Retype the records in full, keeping each character as it is.

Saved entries
___

template <bool HEAD, bool SUMS, bool RM = false>
__global__ __launch_bounds__(256) void gru_gates_bwd_fused_kernel(const float* __restrict__ pre, const float* __restrict__ h,
                                                                  const float* __restrict__ d_hout, long long total, int H,
                                                                  float* __restrict__ d_gi, float* __restrict__ d_gh,
                                                                  float* __restrict__ d_h, const float* __restrict__ dq,
                                                                  int n_out, const float* __restrict__ W_out,
                                                                  float* __restrict__ col_sums,
                                                                  float* __restrict__ row_absmax = nullptr) {
  const int HV = H / 4;
  float cs[SUMS ? 16 : 1];
#pragma unroll
  for (int t = 0; t < (SUMS ? 16 : 1); ++t) cs[t] = 0.f;
  for (long long i = blockIdx.x * 256LL + threadIdx.x; i < total; i += gridDim.x * 256LL) {
    const long long row = i / HV;
    const int col = static_cast<int>(i - row * HV) * 4;
    const float* p = pre + row * 4 * H + col;
    const float4 pr = *reinterpret_cast<const float4*>(p), pz = *reinterpret_cast<const float4*>(p + H);
    const float4 gin = *reinterpret_cast<const float4*>(p + 2 * H), ghn = *reinterpret_cast<const float4*>(p + 3 * H);
    const float4 hh = *reinterpret_cast<const float4*>(h + row * H + col);
    float4 dho = d_hout != nullptr ? *reinterpret_cast<const float4*>(d_hout + row * H + col) : make_float4(0.f, 0.f, 0.f, 0.f);
    if constexpr (HEAD) {
      const float* __restrict__ qr = dq + row * n_out;
      for (int a = 0; a < n_out; ++a) {
        const float qa = qr[a];
// ... 5 lines not shown
      }
    }
    const float a_pr[4] = {pr.x, pr.y, pr.z, pr.w}, a_pz[4] = {pz.x, pz.y, pz.z, pz.w};
    const float a_gi[4] = {gin.x, gin.y, gin.z, gin.w}, a_gh[4] = {ghn.x, ghn.y, ghn.z, ghn.w};
    const float a_h[4] = {hh.x, hh.y, hh.z, hh.w}, a_d[4] = {dho.x, dho.y, dho.z, dho.w};
    float dr[4], dz[4], dni[4], dnh[4], dh[4];
#pragma unroll
    for (int t = 0; t < 4; ++t) {
      const float r = sigmoidf_(a_pr[t]), z = sigmoidf_(a_pz[t]);
      const float n = tanhf(fmaf(r, a_gh[t], a_gi[t]));
      const float dn_pre = a_d[t] * (1.f - z) * (1.f - n * n);
      dni[t] = dn_pre;
      dnh[t] = dn_pre * r;
      dr[t] = dn_pre * a_gh[t] * r * (1.f - r);
      dz[t] = a_d[t] * (a_h[t] - n) * z * (1.f - z);
      dh[t] = a_d[t] * z;
      if constexpr (SUMS) {
        cs[t] += dr[t];
        cs[4 + t] += dz[t];
        cs[8 + t] += dni[t];
        cs[12 + t] += dnh[t];
      }
    }
    float* gi = d_gi + row * 3 * H + col;
    float* gh = d_gh + row * 3 * H + col;
    *reinterpret_cast<float4*>(gi) = make_float4(dr[0], dr[1], dr[2], dr[3]);
    *reinterpret_cast<float4*>(gi + H) = make_float4(dz[0], dz[1], dz[2], dz[3]);
    *reinterpret_cast<float4*>(gi + 2 * H) = make_float4(dni[0], dni[1], dni[2], dni[3]);
    *reinterpret_cast<float4*>(gh) = make_float4(dr[0], dr[1], dr[2], dr[3]);
    *reinterpret_cast<float4*>(gh + H) = make_float4(dz[0], dz[1], dz[2], dz[3]);
    *reinterpret_cast<float4*>(gh + 2 * H) = make_float4(dnh[0], dnh[1], dnh[2], dnh[3]);
    *reinterpret_cast<float4*>(d_h + row * H + col) = make_float4(dh[0], dh[1], dh[2], dh[3]);
    if constexpr (RM) {
      float m = 0.f;
#pragma unroll
      for (int t = 0; t < 4; ++t) m = fmaxf(fmaxf(fmaxf(m, fabsf(dr[t])), fmaxf(fabsf(dz[t]), fabsf(dni[t]))), fabsf(dnh[t]));
      m = wave_max(m);
      if ((threadIdx.x & 63) == 0) row_absmax[row] = m;
    }
  }
  if constexpr (SUMS) {
    __shared__ float sS[256 * 17];
#pragma unroll
    for (int t = 0; t < 16; ++t) sS[threadIdx.x * 17 + t] = cs[t];
    __syncthreads();
    if (static_cast<int>(threadIdx.x) < HV) {
      float* out = col_sums + static_cast<size_t>(blockIdx.x) * 4 * H + 4 * threadIdx.x;
#pragma unroll
      for (int gate = 0; gate < 4; ++gate) {
        float v[4];
#pragma unroll
        for (int t = 0; t < 4; ++t) {
          float a = 0.f;
          for (int part = threadIdx.x; part < 256; part += HV) a += sS[part * 17 + 4 * gate + t];
// ... 74 lines not shown
  const long long total = static_cast<long long>(N) * (H / 4);
  const dim3 grid(capped_grid(total, 256)), block(256);
  if (dq != nullptr)
    hipLaunchKernelGGL((gru_gates_bwd_fused_kernel<true, true>), grid, block, 0, static_cast<hipStream_t>(stream), pre, h, d_hout, total, H,
                       d_gi, d_gh, d_h, dq, n_out, W_out, col_sums);
  else
    hipLaunchKernelGGL((gru_gates_bwd_fused_kernel<false, true>), grid, block, 0, static_cast<hipStream_t>(stream), pre, h, d_hout, total, H,
                       d_gi, d_gh, d_h, nullptr, 0, nullptr, col_sums);
  return launch_status();
}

___

**Result of the task:**
template <bool HEAD, bool SUMS, bool RM = false>
__global__ __launch_bounds__(256) void gru_gates_bwd_fused_kernel(const float* __restrict__ pre, const float* __restrict__ h,
                                                                  const float* __restrict__ d_hout, long long total, int H,
                                                                  float* __restrict__ d_gi, float* __restrict__ d_gh,
                                                                  float* __restrict__ d_h, const float* __restrict__ dq,
                                                                  int n_out, const float* __restrict__ W_out,
                                                                  float* __restrict__ col_sums,
                                                                  float* __restrict__ row_absmax = nullptr) {
  const int HV = H / 4;
  float cs[SUMS ? 16 : 1];
#pragma unroll
  for (int t = 0; t < (SUMS ? 16 : 1); ++t) cs[t] = 0.f;
  for (long long i = blockIdx.x * 256LL + threadIdx.x; i < total; i += gridDim.x * 256LL) {
    const long long row = i / HV;
    const int col = static_cast<int>(i - row * HV) * 4;
    const float* p = pre + row * 4 * H + col;
    const float4 pr = *reinterpret_cast<const float4*>(p), pz = *reinterpret_cast<const float4*>(p + H);
    const float4 gin = *reinterpret_cast<const float4*>(p + 2 * H), ghn = *reinterpret_cast<const float4*>(p + 3 * H);
    const float4 hh = *reinterpret_cast<const float4*>(h + row * H + col);
    float4 dho = d_hout != nullptr ? *reinterpret_cast<const float4*>(d_hout + row * H + col) : make_float4(0.f, 0.f, 0.f, 0.f);
    if constexpr (HEAD) {
      const float* __restrict__ qr = dq + row * n_out;
      for (int a = 0; a < n_out; ++a) {
        const float qa = qr[a];
// ... 5 lines not shown
      }
    }
    const float a_pr[4] = {pr.x, pr.y, pr.z, pr.w}, a_pz[4] = {pz.x, pz.y, pz.z, pz.w};
    const float a_gi[4] = {gin.x, gin.y, gin.z, gin.w}, a_gh[4] = {ghn.x, ghn.y, ghn.z, ghn.w};
    const float a_h[4] = {hh.x, hh.y, hh.z, hh.w}, a_d[4] = {dho.x, dho.y, dho.z, dho.w};
    float dr[4], dz[4], dni[4], dnh[4], dh[4];
#pragma unroll
    for (int t = 0; t < 4; ++t) {
      const float r = sigmoidf_(a_pr[t]), z = sigmoidf_(a_pz[t]);
      const float n = tanhf(fmaf(r, a_gh[t], a_gi[t]));
      const float dn_pre = a_d[t] * (1.f - z) * (1.f - n * n);
      dni[t] = dn_pre;
      dnh[t] = dn_pre * r;
      dr[t] = dn_pre * a_gh[t] * r * (1.f - r);
      dz[t] = a_d[t] * (a_h[t] - n) * z * (1.f - z);
      dh[t] = a_d[t] * z;
      if constexpr (SUMS) {
        cs[t] += dr[t];
        cs[4 + t] += dz[t];
        cs[8 + t] += dni[t];
        cs[12 + t] += dnh[t];
      }
    }
    float* gi = d_gi + row * 3 * H + col;
    float* gh = d_gh + row * 3 * H + col;
    *reinterpret_cast<float4*>(gi) = make_float4(dr[0], dr[1], dr[2], dr[3]);
    *reinterpret_cast<float4*>(gi + H) = make_float4(dz[0], dz[1], dz[2], dz[3]);
    *reinterpret_cast<float4*>(gi + 2 * H) = make_float4(dni[0], dni[1], dni[2], dni[3]);
    *reinterpret_cast<float4*>(gh) = make_float4(dr[0], dr[1], dr[2], dr[3]);
    *reinterpret_cast<float4*>(gh + H) = make_float4(dz[0], dz[1], dz[2], dz[3]);
    *reinterpret_cast<float4*>(gh + 2 * H) = make_float4(dnh[0], dnh[1], dnh[2], dnh[3]);
    *reinterpret_cast<float4*>(d_h + row * H + col) = make_float4(dh[0], dh[1], dh[2], dh[3]);
    if constexpr (RM) {
      float m = 0.f;
#pragma unroll
      for (int t = 0; t < 4; ++t) m = fmaxf(fmaxf(fmaxf(m, fabsf(dr[t])), fmaxf(fabsf(dz[t]), fabsf(dni[t]))), fabsf(dnh[t]));
      m = wave_max(m);
      if ((threadIdx.x & 63) == 0) row_absmax[row] = m;
    }
  }
  if constexpr (SUMS) {
    __shared__ float sS[256 * 17];
#pragma unroll
    for (int t = 0; t < 16; ++t) sS[threadIdx.x * 17 + t] = cs[t];
    __syncthreads();
    if (static_cast<int>(threadIdx.x) < HV) {
      float* out = col_sums + static_cast<size_t>(blockIdx.x) * 4 * H + 4 * threadIdx.x;
#pragma unroll
      for (int gate = 0; gate < 4; ++gate) {
        float v[4];
#pragma unroll
        for (int t = 0; t < 4; ++t) {
          float a = 0.f;
          for (int part = threadIdx.x; part < 256; part += HV) a += sS[part * 17 + 4 * gate + t];
// ... 74 lines not shown
  const long long total = static_cast<long long>(N) * (H / 4);
  const dim3 grid(capped_grid(total, 256)), block(256);
  if (dq != nullptr)
    hipLaunchKernelGGL((gru_gates_bwd_fused_kernel<true, true>), grid, block, 0, static_cast<hipStream_t>(stream), pre, h, d_hout, total, H,
                       d_gi, d_gh, d_h, dq, n_out, W_out, col_sums);
  else
    hipLaunchKernelGGL((gru_gates_bwd_fused_kernel<false, true>), grid, block, 0, static_cast<hipStream_t>(stream), pre, h, d_hout, total, H,
                       d_gi, d_gh, d_h, nullptr, 0, nullptr, col_sums);
  return launch_status();
}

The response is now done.